[Data excerpts]
______________________________
int tmae_unshuffle_bwd(const void* dy, int dy_f32, int ldy, const void* pre, int ldp, void* out, int n, int H, int W,
                       int C4, int dtype, void* stream);
int tmae_gelu_bwd(const void* dy, int dy_f32, const void* pre, void* out, long long total, int dtype, void* stream);
int tmae_lrp_bwd(const float* g32, int ld32, const float* g32b, int ld32b, const void* g16, int ld16, const float* t,
                 int ldt, void* dt, int lddt, float* gsum, int ldgs, int rows, int C, int dtype, void* stream);
int tmae_copy2d(const void* src, int lds, void* dst, int ldd, int rows, int cols, int esz, void* stream);
int tmae_gc_bwd(const float* y, int ldy, int yoff, const float* mu, const float* sigma, int ld_ms, const float* noise,
                int Mtot, const float* glik, const float* gyp, int ldg, float* dy, int lddy, void* dmu, void* dsigma,
                int ldd, int n, int HW, int sw, int dtype, void* stream);
int tmae_eb_bwd(const tmae_eb_params* params, const float* z, const float* noise, const float* glik,
                const float* gzhat, float* dz, int n, int C, int HW, const tmae_eb_params* grads, int accumulate,
                void* stream);
int tmae_eb_aux_bwd(const tmae_eb_params* params, const float* target, const float* gout, float* dquantiles, int C,
                    int accumulate, void* stream);
int tmae_bpp_bwd(const float* lik, const float* gout, float* dlik, long long n, double num_pixels, void* stream);
int tmae_patchify(const float* imgs, void* out, int n, int C, int H, int W, int patch, int dtype, void* stream);
int tmae_unpatchify(const float* tokens, float* imgs, int n, int C, int H, int W, int patch, void* stream);
int tmae_decoder_embed_bwd_gather(const float* dec_grad, const int64_t* ids_shuffle, void* tok_grad, int n, int ntok,
                                  int L, int D, int dtype, float* mask_part, float* dmask, int accumulate,
                                  void* stream);
int tmae_add(const float* a, const float* b, float* out, long long n, void* stream);

int tmae_adam(float* p, const float* g, float* m, float* v, long long n, float lr, float beta1, float beta2, float eps,
              float weight_decay, int step, const float* clip, void* stream);
int tmae_adam_multi(const long long* table, int ntensors, long long nchunks, float lr, float beta1, float beta2,
                    float eps, float weight_decay, const float* clip, void* stream);
int tmae_grad_norm(const float* g, long long n, double* work, float max_norm, float* out, void* stream);
int tmae_scale(float* g, long long n, const float* scale, void* stream);

int tmae_distortion_fwd(const float* x, const float* y, int P, int H, int W, float* hwork, float* dmaps, double* part,
                        float* out, void* stream);
int tmae_distortion_bwd(const float* x, const float* y, int P, int H, int W, const float* dmaps, float* vwork,
                        const float* gout, float* gx, void* stream);

int tmae_gemm_plan(int M, int N, int K, int batch, int dtype, char* out, int len);
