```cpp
template <int CP, typename ST = StF32>
struct TileRegs {
    typename ST::raw1 a3v[5];
    unsigned prv[4];
    float uu, up;
    typename ST::raw4 xf[CP / 2], gf[CP / 2];
    typename ST::raw1 xh[CP / 4], gh[CP / 4];
};
// ... 106 lines not shown
    float* const Z = L.Z;
    float* const XR = L.XR;
    float* const A3 = L.A3;
    float* const PN = L.PN;
    float* const LIFE = L.LIFE;
    float* const A2 = L.A2;
    float* const MK = L.MK;

    const int C = EXACT ? CP : a.C, H = a.H, W = a.W;
    const unsigned plane = (unsigned)(H * W);
    const int gch0 = C - a.goal_ch, ty0 = t.ty0, tx0 = t.tx0;
    const bool pending = a.pre_in != nullptr, use_alive = a.alive_ch >= 0, has_goal = a.goal_ch > 0;
    int lane = lane_in;
    asm volatile("" : "+v"(lane));
    const int hl = (lane >> 5) & 1, l5 = lane & 31, q4 = (lane >> 4) & 3, ci = lane & 15;

    NCA_STAMP(8);
    wave_sync();
    bool l2ok[4];
#pragma unroll
    for (int k = 0; k < 4; ++k) {
        const int gy = ty0 - 2 + 2 * k + hl, gx = tx0 - 2 + l5;
        l2ok[k] = l5 < 20 && (!CHECK || (gy >= 0 && gy < H && gx >= 0 && gx < W));
    }
    if (use_alive) {
#pragma unroll
        for (int k = 0; k < 5; ++k) {
            const int gy = ty0 - 3 + 2 * k + hl, gx = tx0 - 3 + l5;
            const bool ok = !CHECK || (gy >= 0 && gy < H && gx >= 0 && gx < W);
            if (l5 < 22) A3[(2 * k + hl) * RS + l5 + 1] = ok ? ST::cv1(R.a3v[k]) : NCA_NEG_INF;
        }
        wave_sync();
        NCA_STAMP(9);
#pragma unroll
        for (int k = 0; k < 4; ++k) {
            const int r = 2 * k + hl;
            const float* const ac = A3 + (r + 1) * RS + l5 + 2;
            float life = 0.0f, av = NCA_NEG_INF;
            if (l2ok[k]) {
                life = 1.0f;
                av = ac[0];
                if (pending) {
                    life = (R.prv[k] != 0u && max3x3(ac) > a.thr) ? 1.0f : 0.0f;
                    av = wclamp(av * life, a.lo, a.hi);
                }
            }
            if (l5 < 20) {
                LIFE[r * RS + l5 + 2] = life;
                A2[r * RS + l5 + 2] = av;
            }
        }
        wave_sync();
    } else {
#pragma unroll
        for (int k = 0; k < 4; ++k)
            if (l5 < 20) LIFE[(2 * k + hl) * RS + l5 + 2] = l2ok[k] ? 1.0f : 0.0f;
    }
    NCA_STAMP(10);
#pragma unroll
    for (int k = 0; k < 3; ++k) {
        const int r = 2 * k + hl;
        const int gy = ty0 - 1 + r, gx = tx0 - 1 + l5;
        const bool in = l5 < 18 && (!CHECK || (gy >= 0 && gy < H && gx >= 0 && gx < W));
        float pn = 0.0f;
        if (in) pn = (!use_alive || max3x3(A2 + (r + 1) * RS + l5 + 3) > a.thr) ? 1.0f : 0.0f;
        if (l5 < 18) PN[r * RS + l5 + 3] = pn;
    }
    {
        const int cgy = ty0 + q4, cgx = tx0 + ci;
        const bool cin = !CHECK || (cgy < H && cgx < W);
        unsigned um = a.u ? 0xFFFFFFFFu : 0u;
        asm volatile("" : "+v"(um));
        float uf = __uint_as_float(__float_as_uint(R.up) | (__float_as_uint(R.uu) & um));
        if (a.u_bits) {
            const unsigned cellg = (unsigned)((size_t)t.b * plane) + (cin ? (unsigned)(__mul24(cgy, W) + cgx) : 0u);
            uf = ((__float_as_uint(R.uu) >> (cellg & 31u)) & 1u) ? 0.0f : 2.0f;
        }
        const bool fires = cin && wclamp(uf, 0.0f, 1.0f) < a.fire_rate;
        if constexpr (FCL) {
            const unsigned long long bal = __builtin_amdgcn_ballot_w64(fires);
            const int pre = (int)__builtin_amdgcn_mbcnt_hi((unsigned)(bal >> 32), __builtin_amdgcn_mbcnt_lo((unsigned)bal, 0u));
            const int cnt = __popcll(bal);
            int* const FL = reinterpret_cast<int*>(MK);
            if (fires) FL[pre] = (q4 * RS + ci) | (lane << 16);
            if (lane >= cnt) FL[lane] = kFirePad;
            if (lane == 0) *L.NF = cnt;
        } else {
            MK[lane] = fires ? 1.0f : 0.0f;
        }
        wave_sync();
        if (cin && a.pre_out)
            __builtin_amdgcn_raw_buffer_store_b8((uint8_t)PN[(q4 + 1) * RS + ci + 4], nca_rsrc(a.pre_out + (size_t)t.b * plane),
                                                 __mul24(cgy, W) + cgx, 0, kAuxCoherent);
    }
    NCA_STAMP(11);
    if (l5 < 24) {
        const int fr = l5 >> 2, ff = l5 & 3;
        const bool fok = !CHECK || (ty0 - 1 + fr >= 0 && ty0 - 1 + fr < H && tx0 + 4 * ff + 3 < W);
        const f32x4 lf = ld4(LIFE + (fr + 1) * RS + 4 + 4 * ff);
        const f32x4 pn = ld4(PN + fr * RS + 4 + 4 * ff);
        const bool inner = fr >= 1 && fr <= WTH;
        f32x4 v[CP / 2];
#pragma unroll
        for (int k = 0; k < CP / 2; ++k) {
            const int ch = 2 * k + hl;
            v[k] = ST::cv4(R.xf[k]);
            if (pending) {
                v[k] = v[k] * lf;
#pragma unroll
                for (int j = 0; j < 4; ++j) v[k][j] = wclamp(v[k][j], a.lo, a.hi);
            }
            if ((CHECK && !fok) || ch >= C) v[k] = f32x4{0.f, 0.f, 0.f, 0.f};
            if (KEEPX && inner) st4(XR + ch * XRS + (fr - 1) * WTW + 4 * ff, v[k]);
        }
        NCA_STAMP(12);
#pragma unroll
        for (int k = 0; k < CP / 2; ++k) {
            const int ch = 2 * k + hl;
            if (has_goal && ch >= gch0 && ch < C && fok) v[k] = __builtin_elementwise_fma(ST::cv4(R.gf[k]), pn, v[k]);
            st4(Z + ch * CS + fr * RS + 4 + 4 * ff, v[k]);
        }
    }
    NCA_STAMP(13);
    if (ci < 12) {
        const int hr = ci >> 1, zq = (ci & 1) ? WTW + 4 : 3;
        const int hgy = ty0 - 1 + hr, hgx = (ci & 1) ? tx0 + WTW : tx0 - 1;
        const bool hok = !CHECK || (hgy >= 0 && hgy < H && hgx >= 0 && hgx < W);
        const float lf = LIFE[(hr + 1) * RS + zq], pn = PN[hr * RS + zq];
#pragma unroll
        for (int k = 0; k < CP / 4; ++k) {
            const int ch = 4 * k + q4;
            float v = ST::cv1(R.xh[k]);
            if (pending) v = wclamp(v * lf, a.lo, a.hi);
            if (!hok || ch >= C) v = 0.0f;
            else if (has_goal && ch >= gch0) v = fmaf(ST::cv1(R.gh[k]), pn, v);
            Z[ch * CS + hr * RS + zq] = v;
        }
    }
    wave_sync();
}

template <int CP, int NT>
__device__ __forceinline__ void perceive_tile(const float* __restrict__ WS, const float* __restrict__ Z, int lane_in,
                                              int n0, float (&P)[NT][3 * CP / 4]) {
    using K = WCfg<CP>;
    int lane = lane_in;
    asm volatile("" : "+v"(lane));
    const float* const WPL = WS + K::OFF_WP;
    const int g = (lane >> 4) & 3, ci = lane & 15;
#pragma unroll
    for (int c4 = 0; c4 < CP / 4; ++c4) {
        const float* const zc = Z + (4 * c4 + g) * CS + n0 * RS + ci + 3;
        float wt[28];
#pragma unroll
        for (int j4 = 0; j4 < 7; ++j4) {
            const f32x4 w4 = ld4(WPL + (4 * c4 + g) * K::WPS + 4 * j4);
            wt[4 * j4 + 0] = w4[0]; wt[4 * j4 + 1] = w4[1]; wt[4 * j4 + 2] = w4[2]; wt[4 * j4 + 3] = w4[3];
        }
        static_assert(NT == 2, "row pairs: one v_pk_fma_f32 serves output rows n0 and n0+1");
        const unsigned za = (unsigned)(size_t)(const __attribute__((address_space(3))) float*)zc;
        f32x2 nb[9];
#define NCA_RD2(i, o) asm volatile("ds_read2_b32 %0, %1 offset0:%2 offset1:%3" : "=v"(nb[i]) : "v"(za), "n"(o), "n"((o) + RS))
        NCA_RD2(0, 0); NCA_RD2(1, 1); NCA_RD2(2, 2);
        NCA_RD2(3, RS); NCA_RD2(4, RS + 1); NCA_RD2(5, RS + 2);
        NCA_RD2(6, 2 * RS); NCA_RD2(7, 2 * RS + 1); NCA_RD2(8, 2 * RS + 2);
#undef NCA_RD2
        asm volatile("s_waitcnt lgkmcnt(0)"
                     : "+v"(nb[0]), "+v"(nb[1]), "+v"(nb[2]), "+v"(nb[3]), "+v"(nb[4]), "+v"(nb[5]), "+v"(nb[6]), "+v"(nb[7]), "+v"(nb[8])
// ... 618 lines not shown
```

### video-stylization-with-nca_amd/csrc/nca_kernels.h

```cpp
#pragma once
#include <hip/hip_runtime.h>
#include <stdint.h>

#include <atomic>

constexpr int kNcaMaxDevices = 64;
inline int nca_device_index() {
    int d = 0;
    if (hipGetDevice(&d) != hipSuccess || d < 0 || d >= kNcaMaxDevices) d = 0;
    return d;
}
inline int nca_cu_count() {
    static std::atomic<int> cus[kNcaMaxDevices];
    const int d = nca_device_index();
    int v = cus[d].load(std::memory_order_relaxed);
    if (v == 0) {
        int q = 0;
        v = 256;
        if (hipDeviceGetAttribute(&q, hipDeviceAttributeMultiprocessorCount, d) == hipSuccess && q > 0) v = q;
        cus[d].store(v, std::memory_order_relaxed);
    }
    return v;
}
struct NcaLdsAttr {
// ... 4 lines not shown
        hipError_t e = hipFuncSetAttribute(kern, hipFuncAttributeMaxDynamicSharedMemorySize, (int)bytes);
        if (e == hipSuccess) done[d].store(true, std::memory_order_release);
        return e;
    }
};
unsigned* nca_error_word_device();
unsigned nca_error_word_read(bool clear);

struct NcaDyncaArgs {
    const float* x_in;
    float* x_out;
    const float* cond;
    const float* u;
    const float *w1, *b1, *w2, *b2;
    int B, C, H, W, fc, c_cond, pad_mode;
    float rate;
    uint64_t seed, step;
    const float* g_next;
    float* hbuf;
    float* dhbuf;
    float* dybuf;
    float* g_out;
    int w2_ld;
    float* gw2_ws;
    const float* g_extra;
    const float* pc;
    const float* coarse_add;
    int dy_half;
    float* ybuf;
    int u_bits;
};

struct NcaDyncaPersistArgs {
    const float* x_in;
    float* x_out;
    int T;
    const float* cond;
    const float* u;
    const float *w1, *b1, *w2, *b2;
    int B, C, H, W, fc, c_cond, pad_mode;
    float rate;
    uint64_t seed, step0;
    int* flags;
    unsigned epoch;
    unsigned long long* xch;
    size_t xch_words;
    unsigned* err;
    int u_bits;
    int dbg;
};
void nca_set_persist_drop_tiles(int n);
bool nca_dynca_persist_shape_ok(int B, int C, int H, int W, int fc, int c_cond);
int nca_dynca_persist_tiles(int B, int H, int W);
hipError_t nca_launch_dynca_persist(const NcaDyncaPersistArgs& a, hipStream_t st, bool query_only, bool* fits);
hipError_t nca_launch_dynca_persist_ms(const NcaDyncaPersistArgs& a, hipStream_t st, bool query_only, bool* fits);

struct NcaCondPersistArgs {
    const float* x0;
    float* states;
    uint8_t* pre;
    int hist;
    float* x_final;
    const float* goal;
    const float* u;
    const float *wp, *w1, *b1, *w2, *b2, *w3;
    int B, C, H, W, goal_ch, alive_ch, T;
    float thr, fire_rate, lo, hi;
    uint64_t seed, step0;
    int* abort_w;
    unsigned epoch;
    unsigned long long* xch;
    size_t xch_words;
    unsigned* err;
    int u_bits;
    uint64_t poll_ticks;
    unsigned long long* dbg;
};
bool nca_cond_persist_shape_ok(int B, int C, int H, int W, int hidden, int goal_ch);
int nca_cond_persist_tiles(int B, int H, int W);
size_t nca_cond_persist_xch_pairs(int B, int C, int H, int W);
hipError_t nca_launch_cond_persist(const NcaCondPersistArgs& a, hipStream_t st, bool query_only, bool* fits);
int nca_get_cond_precision();
void nca_set_cond_pc_dense(bool on);
bool nca_cond_default_family();

struct NcaCondArgs {
    const float* x_in;
    const uint8_t* pre_in;
    float* x_out;
    uint8_t* pre_out;
    const float* goal;
    const float* u;
    const float *wp, *w1, *b1, *w2, *b2, *w3;
    int B, C, H, W, hidden, goal_ch, alive_ch;
    float thr, fire_rate, lo, hi;
    uint64_t seed, step;
    unsigned long long* dbg;
    unsigned* err;
    int u_bits;
};

struct NcaCondBwdArgs {
    NcaCondArgs f;
    const float* x_next;
    const uint8_t* pre_t;
    const float* g_next;
    float* g_out;
    float* gx;
    float* dP;
    float* zbuf;
    float* dgoal;
    float* slabs;
    float* wp_partials;
    int nslab, nblk;
    int srows;
    float* opimg;
    int opmode;
    int msplit;
    void* pscr;
    void* doscr;
};
int nca_cond_bwd_slab_floats(int C, int hidden);
hipError_t nca_launch_cond_bwd_unpermute(const float* red, int C, int hidden, bool bf16_history, float* g_w1, float* g_w2, float* g_w3,
                                         float* g_b1, float* g_b2, hipStream_t st);
int nca_cond_bwd_nslab();
int nca_cond_bwd_nblk(int B, int C, int H, int W);
void nca_set_bwd_fm_nosplit(bool on);
bool nca_cond_bwd_is_fm(const NcaCondBwdArgs& ba, bool bf16);
constexpr size_t kNcaCondBwdOpimgBytes = 128 * 1024;
hipError_t nca_launch_cond_step_bwd(const NcaCondBwdArgs& a, hipStream_t st, bool bf16 = false);
hipError_t nca_launch_cond_step_bwd_fm(const NcaCondBwdArgs& a, hipStream_t st, int mode);
size_t nca_cond_bwd_fm_pscr_bytes(int B, int C, int H, int W);
size_t nca_cond_bwd_fm_doscr_bytes(int B, int C, int H, int W);
void nca_set_bwd_variant(int v);
hipError_t nca_launch_reduce_rows(const float* src, float* dst, int n, int m, hipStream_t st, bool accumulate = false);
int nca_dynca_bwd_grid(int B, int H, int W);
int nca_dynca_bwd_grid_c(int B, int C, int H, int W);
int nca_gram_grid(int B, int HW);
hipError_t nca_launch_gram_rows(const float* a, int ma, const float* b1, int nb1, const float* b2, int nb2, int B, int HW,
                                float* out, float* ws, hipStream_t st, bool accumulate = false);
hipError_t nca_launch_reduce_wp(const float* part, float* dst, int B, int C, int H, int W, hipStream_t st);
int nca_ot_bands(int N);
hipError_t nca_launch_ot_gather(const float* t, const float* g, const int* idx, float* x, float* y, float* xn, float* yn, int B, int c,
                                int HW, int N, hipStream_t st);
hipError_t nca_launch_ot_scatter(const float* dy, const int* idx, float* dg, int B, int c, int HW, int N, hipStream_t st);
hipError_t nca_launch_ot_remd_fwd(const float* x, const float* y, const float* xn, const float* yn, float* rmin, int* rarg, float* cmin,
                                  int* carg, float* remd, int* branch, int B, int N, int c, void* ws, hipStream_t st);
hipError_t nca_launch_ot_remd_bwd(const float* x, const float* y, const float* xn, const float* yn, const int* rarg, const int* carg,
                                  const int* branch, const float* gup, float* dy, int B, int N, int c, hipStream_t st);
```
______________________________
--- Brief ---
All that is needed is how many lines of the data contain "wclamp", stated as a number.

--- Solution for this exercise ---
4